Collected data

------------------------------

# NSAPH-Projects/weather2alert

Hardware: AMD Instinct MI355X
Metric: env_steps_per_sec (higher is better)
Workload: dtype f32 tables, fp64 logit accumulation, f32 sigmoid/reward

## Files before the change

### include/w2a.h

```cpp
#ifndef W2A_H
#define W2A_H

#include <stddef.h>
#include <stdint.h>

#ifdef __cplusplus
extern "C" {
#endif

#define W2A_ABI_VERSION 18
#define W2A_ROW_FLOATS 32

enum {
  W2A_OK = 0,
  W2A_ERR_ARG = -1,
  W2A_ERR_SCHEMA = -2,
  W2A_ERR_HIP = -3,
  W2A_ERR_STATE = -4
};

enum {
  W2A_ST_BAD_EPISODE = 1,
  W2A_ST_BAD_ACTION = 2,
  W2A_ST_STEP_AFTER_DONE = 4,
  W2A_ST_STALE_GRAPH = 8
};

enum { W2A_ACT_I32 = 0, W2A_ACT_I64 = 1, W2A_ACT_U8 = 2 };

enum {
  W2A_STEP_AUTORESET = 1,
  W2A_STEP_NO_OBS = 2,
  W2A_STEP_CLASSIC = 8,
  W2A_STEP_WIDE = 32,
  W2A_STEP_UNPACKED = 128,
  W2A_STEP_NEXT_STEP = 256,
  W2A_STEP_NO_CAPTURE = 512,
  W2A_STEP_SKIP_FINISHED = 64,
  W2A_STEP_REWARD_GIVEN = 16
};

enum { W2A_BUDGET_FIXED = 0, W2A_BUDGET_LESS_THAN = 1, W2A_BUDGET_CENTERED = 2 };

typedef struct w2a_tables {
  const float *X;
  const int32_t *n_days;
  const int32_t *B0;
  const float *W;
  const int32_t *fips_to_weather;
  const int32_t *sim_cnt;
  int32_t T, S_w, Y, S, n_samples;
  int32_t n_obs;
  int32_t obs_slot[W2A_ROW_FLOATS];
  int32_t slot_heat_qi;
  const int32_t *sim_ptr;
  const int32_t *sim_idx;
  int32_t slot_alerts_2wks;
  const uint32_t *gate_bits;
  int32_t gate_words;
} w2a_tables;

typedef struct w2a_env w2a_env;

typedef struct w2a_state_view {
  int32_t *t, *used, *streak, *hist14, *last_actual, *at_budget, *budget, *n_days;
  int32_t *county_w, *year_i, *coef_col, *sample, *sticky_budget, *episode_no;
  int32_t *finished;
  float *episode_return;
} w2a_state_view;

int w2a_abi_version(void);
const char *w2a_last_error(void);

size_t w2a_state_bytes(int64_t num_envs);

int w2a_create(const w2a_tables *tables, int64_t num_envs, int64_t env_gid0, void *state, size_t state_bytes,
               int32_t *status, w2a_env **out);
void w2a_destroy(w2a_env *env);

int w2a_reset(w2a_env *env, const int32_t *county_w, const int32_t *year_i, const int32_t *coef_col,
              const int32_t *sample, const int32_t *budget, const uint8_t *mask, float *obs, void *stream);

int w2a_reset_device_rng(w2a_env *env, uint64_t seed, int32_t location, int augment, int32_t budget_kw,
                         int sample_budget_mode, int sticky, int restart_episodes, const uint8_t *mask, float *obs,
                         void *stream);

int w2a_set_autoreset(w2a_env *env, uint64_t seed, int32_t location, int augment, int32_t budget_kw,
                      int sample_budget_mode, int sticky);

int w2a_step(w2a_env *env, const void *actions, int action_dtype, float *obs, float *reward, uint8_t *done,
// ... 332 lines not shown
```

### weather2alert_amd/_ffi.py

```python
from __future__ import annotations

import ctypes as C
import os

from . import build as _build

ROW_FLOATS = 32

OK = 0
ST_BAD_EPISODE, ST_BAD_ACTION, ST_STEP_AFTER_DONE, ST_STALE_GRAPH = 1, 2, 4, 8
ACT_I32, ACT_I64, ACT_U8 = 0, 1, 2
STEP_AUTORESET, STEP_NO_OBS, STEP_CLASSIC, STEP_REWARD_GIVEN, STEP_WIDE, STEP_SKIP_FINISHED, STEP_UNPACKED, STEP_NEXT_STEP, STEP_NO_CAPTURE = 1, 2, 8, 16, 32, 64, 128, 256, 512
S64_MIN_ENVS = 131072
ABI_VERSION = 18
FIX_BITS = {"alert_2wks": 1, "lag": 2, "penalty": 4, "obs": 8, "augment": 16}
BUDGET_FIXED, BUDGET_LESS_THAN, BUDGET_CENTERED = 0, 1, 2

SYMBOLS = [
    "w2a_abi_version", "w2a_last_error", "w2a_state_bytes", "w2a_create", "w2a_destroy", "w2a_reset",
    "w2a_reset_device_rng", "w2a_set_autoreset", "w2a_step", "w2a_get_state", "w2a_read_status",
    "w2a_sort_workspace_bytes", "w2a_sort_episodes", "w2a_reset_device_rng_sorted", "w2a_observe", "w2a_rollout", "w2a_rollout_order_workspace_bytes", "w2a_rollout_order_attach", "w2a_rollout_order", "w2a_rollout_posterior_mean", "w2a_policy_actions", "w2a_set_semantics",
    "w2a_group_workspace_bytes", "w2a_group_by_column", "w2a_posterior_mean_reward", "w2a_set_posterior_kernel", "w2a_set_episode_word", "w2a_invalidate", "w2a_query", "w2a_rollout_mfma_workspace_bytes", "w2a_rollout_mfma_prepare",
    "w2a_rollout_linear", "w2a_rollout_mlp", "w2a_rollout_linear_record", "w2a_rollout_mlp_record",
    "w2a_posterior_returns", "w2a_hindsight_workspace_bytes", "w2a_hindsight_optimum",
    "w2a_policy_gradient_workspace_bytes", "w2a_policy_gradient_linear",
    "w2a_policy_gradient_mlp_workspace_bytes", "w2a_policy_gradient_mlp",
    "w2a_imitation_gradient_linear", "w2a_imitation_gradient_mlp_workspace_bytes", "w2a_imitation_gradient_mlp",
    "w2a_imitation_gradient_linear_weighted", "w2a_imitation_gradient_mlp_weighted",
    "w2a_value_gradient_linear_workspace_bytes", "w2a_value_gradient_linear",
    "w2a_value_gradient_mlp_workspace_bytes", "w2a_value_gradient_mlp",
    "w2a_value_gradient_linear_gae_workspace_bytes", "w2a_value_gradient_linear_gae",
    "w2a_value_gradient_mlp_gae_workspace_bytes", "w2a_value_gradient_mlp_gae",
    "w2a_surrogate_gradient_linear", "w2a_surrogate_gradient_mlp_workspace_bytes", "w2a_surrogate_gradient_mlp",
    "w2a_alert_gate", "w2a_rollout_linear_gated", "w2a_policy_gradient_linear_gated",
    "w2a_imitation_gradient_linear_gated", "w2a_surrogate_gradient_linear_gated", "w2a_hindsight_optimum_gated",
    "w2a_rollout_mlp_gated", "w2a_policy_gradient_mlp_gated", "w2a_imitation_gradient_mlp_gated",
    "w2a_surrogate_gradient_mlp_gated",
    "w2a_fisher_vector_product_linear", "w2a_fisher_vector_product_mlp_workspace_bytes",
    "w2a_fisher_vector_product_mlp",
    "w2a_q_gradient_mlp_workspace_bytes", "w2a_q_gradient_mlp",
    "w2a_actor_critic_mlp_workspace_bytes", "w2a_actor_critic_mlp",
    "w2a_lookahead_rollout_linear", "w2a_lookahead_rollout_linear_gated", "w2a_lookahead_rollout_mlp",
    "w2a_lookahead_rollout_mlp_gated", "w2a_lookahead_policy_gradient_linear",
    "w2a_lookahead_imitation_gradient_linear",
    "w2a_hindsight_along", "w2a_relabel_imitation_linear", "w2a_relabel_imitation_mlp",
    "w2a_hindsight_curve_workspace_bytes", "w2a_hindsight_curve", "w2a_hindsight_curve_gated",
]
Q_LOCKSTEP_DAY, Q_PACKED_ELIGIBLE, Q_PACKED_CURRENT, Q_CANONICAL_CURRENT, Q_LAST_ROLLOUT_KERNEL, Q_LAST_STEP_KERNEL, Q_LOCKSTEP = 0, 1, 2, 3, 4, 5, 6
Q_EPISODE_WORD_BYTES = 7
ROLLOUT_KERNELS = {0: "k_rollout", 1: "k_rollout64", 2: "k_rollout_mfma", 3: "k_rollout_linear", 4: "k_rollout_mlp"}
PM_KERNELS = {"vector": 0, "matrix": 1, "matrix_i8": 2}
POLICY_KINDS = {"never": 0, "always": 1, "bernoulli": 2, "threshold": 3, "table": 4}


class Policy(C.Structure):
    _fields_ = [("kind", C.c_int32), ("p", C.c_float), ("obs_col", C.c_int32), ("threshold", C.c_float),
                ("obs_lag", C.c_int32), ("require_budget", C.c_int32), ("table", C.c_void_p),
                ("table_R", C.c_int32), ("seed", C.c_uint64)]


class LinearPolicy(C.Structure):
    _fields_ = [("weight", C.c_void_p), ("bias", C.c_void_p), ("group", C.c_void_p), ("n_groups", C.c_int32),
                ("sample", C.c_int32), ("require_budget", C.c_int32), ("seed", C.c_uint64)]


# ... 264 lines not shown
```

### weather2alert_amd/csrc/w2a_bookkeeping.h

```cpp
#ifndef W2A_BOOKKEEPING_H
#define W2A_BOOKKEEPING_H

#include <stdint.h>

struct W2aBook {
  int pk_valid, canon_valid;
  int pk_static_ok;
  int lock;
  int32_t uni_t;
  int32_t uni_nd;
  int graph_canon;
  int graph_packed;
  int graph_autoreset;
  int poisoned;
  int perm_valid;
  int has_order;
  int rm_valid;
  int has_order_ws;
  int hist_valid;
  int last_step_kernel, last_rollout_kernel;
};

enum { W2A_BK_STEP_CLASSIC = 0, W2A_BK_STEP_WIDE = 1, W2A_BK_STEP_PACKED = 2 };
enum { W2A_BK_ROLLOUT_4LANE = 0, W2A_BK_ROLLOUT_WIDE = 1, W2A_BK_ROLLOUT_MFMA = 2 };
// ... 59 lines not shown
  const bool unpacked = (masked || observe_only) && !before.canon_valid;
  b = before;
  if (unpacked) b.canon_valid = 1;
  b.hist_valid = 0; b.perm_valid = 0; b.rm_valid = 0;
}

struct BkStepPlan {
  int kernel;
  int32_t uni_nd;
  int converted;
};
template <class Dev>
static inline BkStepPlan bk_step(W2aBook &b, Dev &d, bool wide_wanted, bool autoreset, bool given, bool unpacked_flag,
                                 bool capturing) {
  BkStepPlan p;
  p.kernel = W2A_BK_STEP_CLASSIC; p.uni_nd = b.uni_nd; p.converted = 0;
  bool packed = wide_wanted && !given && !unpacked_flag && bk_can_pack(b);
  if (capturing) {
    if (packed && !b.pk_valid) packed = false;
    if (!packed && !b.canon_valid) { p.kernel = -1; return p; }
  }
  if (autoreset) {
    b.perm_valid = 0;
    b.rm_valid = 0;
    b.hist_valid = 0;
  }
  if (capturing) {
    if (packed) b.graph_packed = 1;
    else b.graph_canon = 1;
    if (autoreset) b.graph_autoreset = 1;
  }
  int32_t uni_next = (!autoreset && b.uni_t >= 0 && b.uni_t + 1 < b.uni_nd) ? b.uni_t + 1 : -1;
  if (bk_any_graph(b)) uni_next = -1;
  if (packed) {
    if (!b.pk_valid) {
      d.pack_state();
      b.pk_valid = 1; b.poisoned = 0;
      p.converted = 1;
    }
    p.kernel = W2A_BK_STEP_PACKED;
    b.canon_valid = 0;
    b.uni_t = uni_next;
    b.last_step_kernel = W2A_BK_STEP_PACKED;
    return p;
  }
  if (wide_wanted) p.kernel = W2A_BK_STEP_WIDE;
  if (!b.canon_valid) p.converted = 2;
  bk_ensure_canonical(b, d);
  bk_canonical_modified(b, true);
  b.uni_t = uni_next;
  b.last_step_kernel = p.kernel;
  return p;
}
static inline void bk_step_rollback(W2aBook &b, const W2aBook &before, const BkStepPlan &p) {
  const W2aBook after = b;
  b = before;
  b.graph_canon = after.graph_canon; b.graph_packed = after.graph_packed; b.graph_autoreset = after.graph_autoreset;
  if (bk_any_graph(b)) b.uni_t = -1;
  if (p.converted == 1) { b.pk_valid = 1; b.poisoned = 0; }
  if (p.converted == 2) b.canon_valid = 1;
}
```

------------------------------

- Exercise requirements -
Check each line above for "threshold" and return the ones that have it.

- Response area -
POLICY_KINDS = {"never": 0, "always": 1, "bernoulli": 2, "threshold": 3, "table": 4}
    _fields_ = [("kind", C.c_int32), ("p", C.c_float), ("obs_col", C.c_int32), ("threshold", C.c_float),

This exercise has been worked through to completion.